Saved data entries:
@@ -365,17 +366,32 @@
 
 #define LEGION_STORE_OK(i, cap) ((uint32_t)(i) < (uint32_t)(cap))
 
+template <int TILE>
 __global__ __launch_bounds__(kBlock) void k_write(WriteArgs a)
 {
-    constexpr int S = kTile / kBlock, W = kBlock / 64;
+    constexpr int S = TILE / kBlock, W = kBlock / 64;
     __shared__ int2 s_chunk[kMaxChunks];
     __shared__ int32_t s_e[S * W];
     __shared__ int2 s_scan[W];
     __shared__ uint32_t s_div_t[3];
+    constexpr int PER = kMaxChunks / kBlock;
+    const int32_t q0 = (int32_t)threadIdx.x * PER;
+    int2 v[PER];
+#pragma unroll
+    for (int u = 0; u < PER; u++) v[u] = a.chunk_tot[q0 + u];
+    int32_t c[S], so[S];
+#pragma unroll
+    for (int s = 0; s < S; s++) {
+        const int64_t idx = (int64_t)blockIdx.x * TILE + threadIdx.x + kBlock * s;
+        c[s] = idx < a.aux_cap ? a.cand[idx] : -1;
+        so[s] = idx < a.aux_cap ? a.aux[idx] : 0;
+    }
+    int2 own = a.tile_pre[blockIdx.x];
+    int32_t tile_e = a.tile_edge[blockIdx.x];
     const HopState h = *a.hs;
     const uint32_t epoch = a.ctl->epoch;
     const int32_t total = h.slots;
-    const int32_t n_tiles = (total + kTile - 1) / kTile;
+    const int32_t n_tiles = (total + TILE - 1) / TILE;
     const int lane = lane_id(), wave = wave_id();
     const unsigned long long lt = (1ull << lane) - 1ull;
     if (n_tiles == 0) {
@@ -390,11 +406,6 @@
     }
     const int32_t n_chunks = (n_tiles + T - 1) / T;
     {
-        constexpr int PER = kMaxChunks / kBlock;
-        const int32_t q0 = (int32_t)threadIdx.x * PER;
-        int2 v[PER];
-#pragma unroll
-        for (int u = 0; u < PER; u++) v[u] = a.chunk_tot[min(q0 + u, n_chunks - 1)];
         int32_t se = 0, sn = 0;
 #pragma unroll
         for (int u = 0; u < PER; u++) {
@@ -424,32 +435,35 @@
     auto nodes_before = [&](int32_t t, int32_t pre_n_in_chunk) { return s_chunk[fdiv((uint32_t)t, div_t)].y + pre_n_in_chunk; };
 
     for (int32_t tile = blockIdx.x; tile < n_tiles; tile += gridDim.x) {
-        const int2 own = a.tile_pre[tile], own_chunk = s_chunk[fdiv((uint32_t)tile, div_t)];
+        const bool first = tile == (int32_t)blockIdx.x;
+        if (!first) { own = a.tile_pre[tile]; tile_e = a.tile_edge[tile]; }
+        const int2 own_chunk = s_chunk[fdiv((uint32_t)tile, div_t)];
         const int32_t pre_e = own_chunk.x + own.x, pre_n = own_chunk.y + own.y;
-        const int32_t tile_e = a.tile_edge[tile];
         const int32_t ebase = h.edge_base + pre_e;
         const int32_t nbase = h.node_base + pre_n;
-        int32_t c[S], so[S], dpos[S], w[S], re[S], wpre[S];
+        int32_t dpos[S], w[S], re[S], wpre[S];
         const int32_t* __restrict__ pre_n_of = reinterpret_cast<const int32_t*>(a.tile_pre) + 1;
 #pragma unroll
         for (int s = 0; s < S; s++) {
-            const int32_t idx = tile * kTile + threadIdx.x + kBlock * s;
-            c[s] = (idx < total) ? a.cand[idx] : -1;
-            so[s] = (idx < total) ? a.aux[idx] : 0;
+            const int32_t idx = tile * TILE + threadIdx.x + kBlock * s;
+            if (!first) {
+                c[s] = (idx < total) ? a.cand[idx] : -1;
+                so[s] = (idx < total) ? a.aux[idx] : 0;
+            } else if (idx >= total) { c[s] = -1; so[s] = 0; }
         }
 #pragma unroll
         for (int s = 0; s < S; s++) {
             dpos[s] = 0; w[s] = -1;
             if (c[s] == -1) continue;
-            const int32_t idx = tile * kTile + threadIdx.x + kBlock * s;
+            const int32_t idx = tile * TILE + threadIdx.x + kBlock * s;
             const int32_t i = (int32_t)fdiv((uint32_t)idx, a.fdiv);
             dpos[s] = (a.op_id == 2) ? (int32_t)((uint32_t)a.pos_map[a.sampled_ids[i]] & kPosValueMask) : a.agg_src_off[h.in_off + i];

*Requirement*. Look through the data above and report every line in which "blockIdx" appears.

*Output for this task*.
+        const int64_t idx = (int64_t)blockIdx.x * TILE + threadIdx.x + kBlock * s;
+    int2 own = a.tile_pre[blockIdx.x];
+    int32_t tile_e = a.tile_edge[blockIdx.x];
     for (int32_t tile = blockIdx.x; tile < n_tiles; tile += gridDim.x) {
+        const bool first = tile == (int32_t)blockIdx.x;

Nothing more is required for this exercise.